*Collected data:*
[Start of section]

diff --git a/elliptic_gnn_project_amd/csrc/gemm_f32.hip b/elliptic_gnn_project_amd/csrc/gemm_f32.hip
--- a/elliptic_gnn_project_amd/csrc/gemm_f32.hip
+++ b/elliptic_gnn_project_amd/csrc/gemm_f32.hip
@@ -728,6 +728,13 @@
   if (v >= 0) return v != 0;
   return (rows_per_block + 63) / 64 + 1 <= 8;
 }
+
+static bool tn_active_pays(int64_t M) {
+  if (M < 16) return false;
+  const int64_t rpb = tn_h2_rows_per_block(M, true);
+  return (rpb + 63) / 64 + 1 > 8;
+}
+static int64_t tn_active_bytes(int64_t M) { return (ceil_div(M, GNN_ACTIVE_ROWS) + 15) / 16 * 16; }
 
 int tn_blocks2(int64_t M) {
   const int64_t chunks = ceil_div(M, 32);
@@ -900,11 +907,14 @@
   if (Nr <= 8 && nproj == 0) nb = std::max<int64_t>(nb, tn_skinny_blocks(M));
   if (Nr <= 64 && Kc <= 128 && nproj == 0) nb = std::max<int64_t>(nb, tn_blocks2(M));
   *bytes = (size_t)nb * stride * sizeof(float);
+  if (nproj > 0 && tn_active_pays(M)) *bytes += (size_t)tn_active_bytes(M);
   return GNN_OK;
 }
 
+extern "C" int gnn_gemm_tn_active_pays(int64_t M) { return tn_active_pays(M) ? 1 : 0; }
+
 static gnn_status gemm_tn_dispatch(const gnn_gemm_tn_params* p, float* out, void* workspace,
-                                   size_t workspace_bytes, gnn_stream_t stream);
+                                   size_t workspace_bytes, gnn_stream_t stream, const uint8_t* dz_active = nullptr);
 
 static bool tn_csc_args(const gnn_gemm_tn_params* p, TNArgs* a) {
   a->cptr = nullptr; a->cnbr = nullptr; a->cu = nullptr; a->ldu = 0; a->ccols = 0;
@@ -930,11 +940,22 @@
   return gemm_tn_dispatch(p, out, workspace, workspace_bytes, stream);
 }
 
+extern "C" gnn_status gnn_gemm_tn_active_f32(const gnn_gemm_tn_params* p, const uint8_t* dz_active, float* out,
+                                             void* workspace, size_t workspace_bytes, gnn_stream_t stream) {
+  return gemm_tn_dispatch(p, out, workspace, workspace_bytes, stream, dz_active);
+}
+
 
 static gnn_status gemm_tn_dispatch(const gnn_gemm_tn_params* p, float* out, void* workspace,
-                                   size_t workspace_bytes, gnn_stream_t stream) {
-  const char* __fn = "gnn_gemm_tn_f32";
+                                   size_t workspace_bytes, gnn_stream_t stream, const uint8_t* dz_active) {
+  const char* __fn = dz_active ? "gnn_gemm_tn_active_f32" : "gnn_gemm_tn_f32";
   if (!p || !out) return fail(GNN_ERR_INVALID_ARG, __fn, "null params/out");
+  if (dz_active) {
+    if (!p->dz || !p->h || p->gout || p->dz_graph || !p->a_planes || p->planes_format != GNN_PLANES_HALF_PAIR ||
+        p->math == GNN_MATH_F32 || p->M < 16)
+      return fail(GNN_ERR_UNSUPPORTED, __fn, "dz_active needs the half-pair dz form with h, no gout, no dz_graph, M >= 16");
+    if (reinterpret_cast<uintptr_t>(dz_active) & 15) return fail(GNN_ERR_INVALID_ARG, __fn, "dz_active must be 16-byte aligned");
+  }
   if (p->M < 0 || p->Nr < 1 || p->Nr > 128 || p->k1 < 1 || p->k2 < 0 || p->k1 + p->k2 > KMAX)
     return fail(GNN_ERR_UNSUPPORTED, __fn, "needs 1 <= Nr <= 128 and k1 + k2 <= 384");
   const bool planes_only = p->a_planes && !p->a1;
@@ -1006,26 +1027,47 @@
     if (a.ap_exp < -100 || a.ap_exp > 100) return fail(GNN_ERR_INVALID_ARG, __fn, "planes_exp outside [-100, 100]");
     if (a.ap_h2) {
       a.growmax = (!a.dz && a.g) ? p->g_rowmax : nullptr;
+      if (dz_active && !(tn_h2_ok(a) && a.dz && !a.gout && !a.cptr))
+        return fail(GNN_ERR_UNSUPPORTED, __fn, "dz_active outside the half-pair dz-form TN's shapes");
       if (p->math != GNN_MATH_F32 && tn_h2_ok(a)) {
+        const bool call_side = a.cptr && !tn_csc_in_kernel(tn_h2_rows_per_block(a.M, true));
+        uint8_t* ws_flags = nullptr;
+        if (call_side && tn_active_pays(a.M)) {
+          const size_t off = (size_t)nblk * stride * sizeof(float);
+          if (workspace_bytes < off + (size_t)tn_active_bytes(a.M) || (reinterpret_cast<uintptr_t>(workspace) & 15))
+            return fail(GNN_ERR_WORKSPACE, __fn, "workspace too small for the activity flags (gnn_gemm_tn_workspace_size)");
+          ws_flags = static_cast<uint8_t*>(workspace) + off;
+        }
+        a.dz_active = dz_active ? dz_active : ws_flags;
         int nred = nblk;
-        const bool ks = a.dz && a.M <= tn_ksplit_max_m();
-        if (ks) {
+        const bool ksr = a.dz && a.M <= tn_ksplit_max_m();
+        const bool ks = ksr && !a.dz_active;
+        if (ksr) {
           const int64_t chunks = ceil_div(a.M, 32), per = ceil_div(chunks, 128);
           nred = (int)ceil_div(chunks, per);
           a.rows_per_block = per * 32;
         }
         if (a.rows_per_block != tn_h2_rows_per_block(a.M, a.dz != nullptr))
           return fail(GNN_ERR_HIP, __fn, "internal: TN row-block rule mismatch");
+        if (a.dz_active) {
+          if (a.rows_per_block / GNN_ACTIVE_ROWS > TN_ACT_CAP)
+            return fail(GNN_ERR_UNSUPPORTED, __fn, "dz_active: row block beyond the chunk list's capacity");
+        }
         if (a.cptr && !tn_csc_in_kernel(a.rows_per_block)) {
           gnn_agg_params ag{};
           ag.mode = GNN_AGG_SUM;
           ag.transpose = 1;
-          const gnn_status s = gnn_aggregate_f32(p->dz_graph, &ag, p->dz_u, p->ldu, p->dz_cols,
-                                                 const_cast<float*>(p->dz), p->lddz, stream);
+          gnn_agg_active act{};
+          act.row_active = ws_flags;
+          act.active_with = p->dz + p->dz_cols;
+          act.ld_active_with = p->lddz;
+          act.active_with_cols = nproj - p->dz_cols;
+          const gnn_status s = gnn_aggregate_active_f32(p->dz_graph, &ag, p->dz_u, p->ldu, p->dz_cols,
+                                                        const_cast<float*>(p->dz), p->lddz, &act, stream);
           if (s != GNN_OK) return s;
           a.cptr = nullptr;
         }
-        launch_tn_h2(a, ks ? 2 * nred : nblk, st, ks);
+        launch_tn_h2(a, ks ? 2 * nred : nred, st, ks);
         GNN_LAUNCH_CHECK();
         slab_reduce_kernel<<<red_blocks(n_out), 256, 0, st>>>(a.slab, stride, nred, out, n_out, sqo);
         GNN_LAUNCH_CHECK();
diff --git a/elliptic_gnn_project_amd/csrc/gemm_planes.hip b/elliptic_gnn_project_amd/csrc/gemm_planes.hip
--- a/elliptic_gnn_project_amd/csrc/gemm_planes.hip
+++ b/elliptic_gnn_project_amd/csrc/gemm_planes.hip
@@ -477,10 +477,11 @@
   return zm;
 }
 
-template <int KT, bool GOUT, int LAB = 0, int NW = 4, bool GF = false, int KS = 1, bool CSC = false>
+template <int KT, bool GOUT, int LAB = 0, int NW = 4, bool GF = false, int KS = 1, bool CSC = false, bool ACT = false>
 __global__ __launch_bounds__(64 * NW) void gemm_tn_h2_kernel(TNArgs a) {
   static_assert(NW == 4 || NW == 8, "4 or 8 waves");
   static_assert(KS == 1 || (KS == 2 && NW == 8), "split-K: the 8-wave form");
+  static_assert(!ACT || (NW == 8 && !GOUT && !GF && KS == 1 && !CSC && !(LAB & 16)), "ACT: the plain dz form");
   constexpr int T = 64 * NW;
   constexpr int NPA = (2 * PT_ROWS * (PT_MAXLD / 8) + T - 1) / T;
   constexpr int RP = PT_ROWS / (T / 128);
@@ -490,6 +491,8 @@
   __shared__ __attribute__((aligned(16))) uint16_t At[2][2 * PT_APL];
   __shared__ float dzL[2][256];
   __shared__ float redm[2 * NW];
+  __shared__ int32_t clist[ACT ? TN_ACT_CAP : 1];
+  __shared__ int32_t actw[NW];
   constexpr int NU = 2 * NPA + RP / 2 + 2 * RP + RP / 2 + 3;
   constexpr int NG = 3 * KTW;
   constexpr int RING = (LAB & 16) ? 2 : 1;
@@ -505,7 +508,28 @@
   const int pr = min(4 * ktb, (ld - 32 * kt0) >> 3);
   const int64_t mbeg = (int64_t)rblk * a.rows_per_block;
   const int64_t mend = min(a.M, mbeg + a.rows_per_block);
-  const int nch = mend > mbeg ? (int)((mend - mbeg + PT_ROWS - 1) / PT_ROWS) : 0;
+  const int Mi = (int)a.M;
+  int nch = mend > mbeg ? (int)((mend - mbeg + PT_ROWS - 1) / PT_ROWS) : 0;
+  if constexpr (ACT) {
+    const int nf = (Mi + PT_ROWS - 1) / PT_ROWS;
+    const int q0 = (int)(mbeg / PT_ROWS), q1 = min(nf, (int)((mbeg + a.rows_per_block) / PT_ROWS));
+    const int q = q0 + tid;
+    const bool on = q < q1 && a.dz_active[q] != 0;
+    const uint64_t bm = __ballot(on);
+    if (lane == 0) actw[wave] = __popcll(bm);
+    __syncthreads();
+    int wbase = 0, n_act = 0;
+#pragma unroll
+    for (int w2 = 0; w2 < NW; ++w2) {
+      const int v = actw[w2];
+      wbase += w2 < wave ? v : 0;
+      n_act += v;
+    }
+    const int pos = wbase + __popcll(bm & ((1ull << lane) - 1ull));
+    if (on && pos < TN_ACT_CAP) clist[pos] = q;
+    __syncthreads();
+    nch = min(n_act, TN_ACT_CAP);
+  }
   typedef _Float16 f16x8 __attribute__((ext_vector_type(8)));
   const int wrow = 32 * (wave & 3);
   const int tbase = NW == 4 ? 0 : (wave >> 2) * KTW;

[End of section]

*Try it:* Please copy the lines in the records above between the one holding "constexpr int NG = 3 * KTW;" and the one holding "v = actw[w2];", inclusive, exactly and with no other line.

*Output of the task:*
   constexpr int NG = 3 * KTW;
   constexpr int RING = (LAB & 16) ? 2 : 1;
@@ -505,7 +508,28 @@
   const int pr = min(4 * ktb, (ld - 32 * kt0) >> 3);
   const int64_t mbeg = (int64_t)rblk * a.rows_per_block;
   const int64_t mend = min(a.M, mbeg + a.rows_per_block);
-  const int nch = mend > mbeg ? (int)((mend - mbeg + PT_ROWS - 1) / PT_ROWS) : 0;
+  const int Mi = (int)a.M;
+  int nch = mend > mbeg ? (int)((mend - mbeg + PT_ROWS - 1) / PT_ROWS) : 0;
+  if constexpr (ACT) {
+    const int nf = (Mi + PT_ROWS - 1) / PT_ROWS;
+    const int q0 = (int)(mbeg / PT_ROWS), q1 = min(nf, (int)((mbeg + a.rows_per_block) / PT_ROWS));
+    const int q = q0 + tid;
+    const bool on = q < q1 && a.dz_active[q] != 0;
+    const uint64_t bm = __ballot(on);
+    if (lane == 0) actw[wave] = __popcll(bm);
+    __syncthreads();
+    int wbase = 0, n_act = 0;
+#pragma unroll
+    for (int w2 = 0; w2 < NW; ++w2) {
+      const int v = actw[w2];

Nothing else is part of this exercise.